----- PROVIDED DATA -----
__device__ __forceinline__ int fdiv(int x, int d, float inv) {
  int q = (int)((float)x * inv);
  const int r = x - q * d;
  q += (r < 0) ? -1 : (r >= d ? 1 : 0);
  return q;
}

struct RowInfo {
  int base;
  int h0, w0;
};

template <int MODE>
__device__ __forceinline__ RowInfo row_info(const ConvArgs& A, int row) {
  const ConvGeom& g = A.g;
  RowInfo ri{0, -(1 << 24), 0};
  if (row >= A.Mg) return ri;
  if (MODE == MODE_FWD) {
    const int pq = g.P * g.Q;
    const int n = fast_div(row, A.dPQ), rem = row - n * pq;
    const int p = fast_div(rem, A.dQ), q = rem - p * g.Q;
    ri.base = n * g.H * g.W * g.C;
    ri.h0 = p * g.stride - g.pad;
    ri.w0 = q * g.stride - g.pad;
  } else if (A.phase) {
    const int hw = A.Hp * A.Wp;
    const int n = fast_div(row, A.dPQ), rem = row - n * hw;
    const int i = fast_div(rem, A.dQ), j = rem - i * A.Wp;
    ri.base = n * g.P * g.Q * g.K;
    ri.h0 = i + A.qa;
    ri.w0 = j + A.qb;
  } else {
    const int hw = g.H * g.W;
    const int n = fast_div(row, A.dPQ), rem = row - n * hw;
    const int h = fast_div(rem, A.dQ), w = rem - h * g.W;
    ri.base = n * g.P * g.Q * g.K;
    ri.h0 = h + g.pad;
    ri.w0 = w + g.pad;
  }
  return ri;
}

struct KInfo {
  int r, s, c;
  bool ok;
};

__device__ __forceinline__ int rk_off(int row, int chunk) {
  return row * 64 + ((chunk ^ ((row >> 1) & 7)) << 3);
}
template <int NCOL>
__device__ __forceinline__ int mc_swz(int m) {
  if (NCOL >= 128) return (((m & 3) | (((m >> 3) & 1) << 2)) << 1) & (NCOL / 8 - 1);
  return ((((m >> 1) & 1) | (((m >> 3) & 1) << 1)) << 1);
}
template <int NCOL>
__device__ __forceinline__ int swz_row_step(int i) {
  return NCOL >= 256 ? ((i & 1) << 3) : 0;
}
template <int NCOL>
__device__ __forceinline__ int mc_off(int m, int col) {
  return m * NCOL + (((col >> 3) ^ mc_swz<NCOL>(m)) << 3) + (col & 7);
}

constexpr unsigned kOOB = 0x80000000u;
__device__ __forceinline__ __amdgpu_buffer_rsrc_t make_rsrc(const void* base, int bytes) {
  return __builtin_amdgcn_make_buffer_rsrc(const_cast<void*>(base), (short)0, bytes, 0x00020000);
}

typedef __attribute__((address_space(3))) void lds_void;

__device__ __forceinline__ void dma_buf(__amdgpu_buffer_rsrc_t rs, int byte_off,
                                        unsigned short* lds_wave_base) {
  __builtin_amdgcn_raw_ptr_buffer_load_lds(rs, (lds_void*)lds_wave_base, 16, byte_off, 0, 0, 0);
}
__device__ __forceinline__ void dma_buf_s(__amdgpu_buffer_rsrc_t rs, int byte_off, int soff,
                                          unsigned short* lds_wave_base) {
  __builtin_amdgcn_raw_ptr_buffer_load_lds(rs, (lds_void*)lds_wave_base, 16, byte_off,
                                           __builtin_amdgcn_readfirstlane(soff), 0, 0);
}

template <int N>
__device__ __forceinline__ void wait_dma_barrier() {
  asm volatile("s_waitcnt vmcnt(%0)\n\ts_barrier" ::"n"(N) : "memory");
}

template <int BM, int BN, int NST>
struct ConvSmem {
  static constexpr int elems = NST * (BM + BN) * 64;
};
-----
----- PROVIDED DATA -----
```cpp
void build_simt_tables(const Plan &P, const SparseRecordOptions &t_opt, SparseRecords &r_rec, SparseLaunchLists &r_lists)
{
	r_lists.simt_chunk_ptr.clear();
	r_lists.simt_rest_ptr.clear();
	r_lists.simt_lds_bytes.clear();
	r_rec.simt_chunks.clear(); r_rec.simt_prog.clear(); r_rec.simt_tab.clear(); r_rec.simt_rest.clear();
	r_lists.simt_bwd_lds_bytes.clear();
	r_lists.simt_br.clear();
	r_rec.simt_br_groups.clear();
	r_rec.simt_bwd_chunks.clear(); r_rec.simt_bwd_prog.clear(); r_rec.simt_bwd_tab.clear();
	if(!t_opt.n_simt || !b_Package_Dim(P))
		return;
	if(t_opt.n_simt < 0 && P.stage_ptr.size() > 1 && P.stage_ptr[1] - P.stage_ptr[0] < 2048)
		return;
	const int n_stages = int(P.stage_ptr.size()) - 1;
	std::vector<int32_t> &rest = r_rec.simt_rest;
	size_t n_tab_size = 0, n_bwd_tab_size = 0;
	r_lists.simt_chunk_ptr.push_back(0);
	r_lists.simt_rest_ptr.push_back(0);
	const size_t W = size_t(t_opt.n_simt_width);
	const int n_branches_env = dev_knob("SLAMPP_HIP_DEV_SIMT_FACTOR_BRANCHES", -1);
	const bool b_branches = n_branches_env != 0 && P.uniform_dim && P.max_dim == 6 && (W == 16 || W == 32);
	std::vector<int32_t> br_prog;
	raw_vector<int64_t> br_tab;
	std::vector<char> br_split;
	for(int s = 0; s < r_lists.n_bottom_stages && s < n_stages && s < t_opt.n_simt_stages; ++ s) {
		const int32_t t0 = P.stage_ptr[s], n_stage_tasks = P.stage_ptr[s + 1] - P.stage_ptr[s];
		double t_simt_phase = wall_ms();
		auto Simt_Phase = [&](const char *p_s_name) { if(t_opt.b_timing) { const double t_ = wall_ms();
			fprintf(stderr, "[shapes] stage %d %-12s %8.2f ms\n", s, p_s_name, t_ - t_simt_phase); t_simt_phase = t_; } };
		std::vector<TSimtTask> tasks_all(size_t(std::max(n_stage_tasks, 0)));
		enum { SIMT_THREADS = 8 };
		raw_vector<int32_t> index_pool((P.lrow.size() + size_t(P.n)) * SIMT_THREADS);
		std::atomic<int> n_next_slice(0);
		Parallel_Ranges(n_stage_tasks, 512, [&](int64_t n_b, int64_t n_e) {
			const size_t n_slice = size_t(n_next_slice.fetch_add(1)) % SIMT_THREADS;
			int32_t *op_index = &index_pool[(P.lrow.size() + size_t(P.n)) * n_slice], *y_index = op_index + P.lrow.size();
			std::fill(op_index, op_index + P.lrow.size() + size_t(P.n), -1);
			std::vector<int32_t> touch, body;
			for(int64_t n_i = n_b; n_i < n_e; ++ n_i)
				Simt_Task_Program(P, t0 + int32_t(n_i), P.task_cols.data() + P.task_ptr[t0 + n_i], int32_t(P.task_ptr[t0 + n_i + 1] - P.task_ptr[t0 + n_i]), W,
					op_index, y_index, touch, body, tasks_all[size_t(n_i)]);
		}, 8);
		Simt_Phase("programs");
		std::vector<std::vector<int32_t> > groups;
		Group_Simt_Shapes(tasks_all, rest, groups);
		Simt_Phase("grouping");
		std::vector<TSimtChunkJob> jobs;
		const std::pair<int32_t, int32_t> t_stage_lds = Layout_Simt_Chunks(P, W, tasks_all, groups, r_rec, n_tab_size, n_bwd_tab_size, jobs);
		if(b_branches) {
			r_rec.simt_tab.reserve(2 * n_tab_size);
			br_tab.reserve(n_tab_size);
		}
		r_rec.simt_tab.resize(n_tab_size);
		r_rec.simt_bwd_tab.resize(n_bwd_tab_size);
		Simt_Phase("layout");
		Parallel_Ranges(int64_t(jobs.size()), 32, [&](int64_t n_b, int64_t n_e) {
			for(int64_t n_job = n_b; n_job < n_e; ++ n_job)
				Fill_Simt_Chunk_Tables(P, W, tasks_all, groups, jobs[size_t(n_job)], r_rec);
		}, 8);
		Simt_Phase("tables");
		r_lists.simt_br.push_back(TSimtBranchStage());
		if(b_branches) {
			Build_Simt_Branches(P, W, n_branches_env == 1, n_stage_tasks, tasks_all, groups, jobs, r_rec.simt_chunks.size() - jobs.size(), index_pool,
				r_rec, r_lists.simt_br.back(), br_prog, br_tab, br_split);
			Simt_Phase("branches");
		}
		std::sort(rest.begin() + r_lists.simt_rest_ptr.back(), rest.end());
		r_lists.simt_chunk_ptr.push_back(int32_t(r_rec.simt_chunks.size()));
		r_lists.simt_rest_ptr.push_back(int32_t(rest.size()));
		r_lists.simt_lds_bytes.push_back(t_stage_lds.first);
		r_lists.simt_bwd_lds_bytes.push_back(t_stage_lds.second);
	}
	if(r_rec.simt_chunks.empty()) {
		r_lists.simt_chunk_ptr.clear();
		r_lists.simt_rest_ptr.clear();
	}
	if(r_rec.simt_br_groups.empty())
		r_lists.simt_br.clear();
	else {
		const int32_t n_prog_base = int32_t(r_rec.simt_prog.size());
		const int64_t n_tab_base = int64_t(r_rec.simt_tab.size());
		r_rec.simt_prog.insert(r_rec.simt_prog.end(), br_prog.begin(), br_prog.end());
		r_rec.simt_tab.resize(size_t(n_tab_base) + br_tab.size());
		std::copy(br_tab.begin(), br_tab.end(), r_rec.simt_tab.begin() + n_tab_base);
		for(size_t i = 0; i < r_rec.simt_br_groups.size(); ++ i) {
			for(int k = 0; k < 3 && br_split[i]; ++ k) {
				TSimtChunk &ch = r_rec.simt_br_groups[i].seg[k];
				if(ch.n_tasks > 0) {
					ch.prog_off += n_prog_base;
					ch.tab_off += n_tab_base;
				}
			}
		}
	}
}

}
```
-----
▶ _WORK ITEM_
Your task is to copy each line of the data above that holds "stride".

▶ _OUTPUT_
    ri.h0 = p * g.stride - g.pad;
    ri.w0 = q * g.stride - g.pad;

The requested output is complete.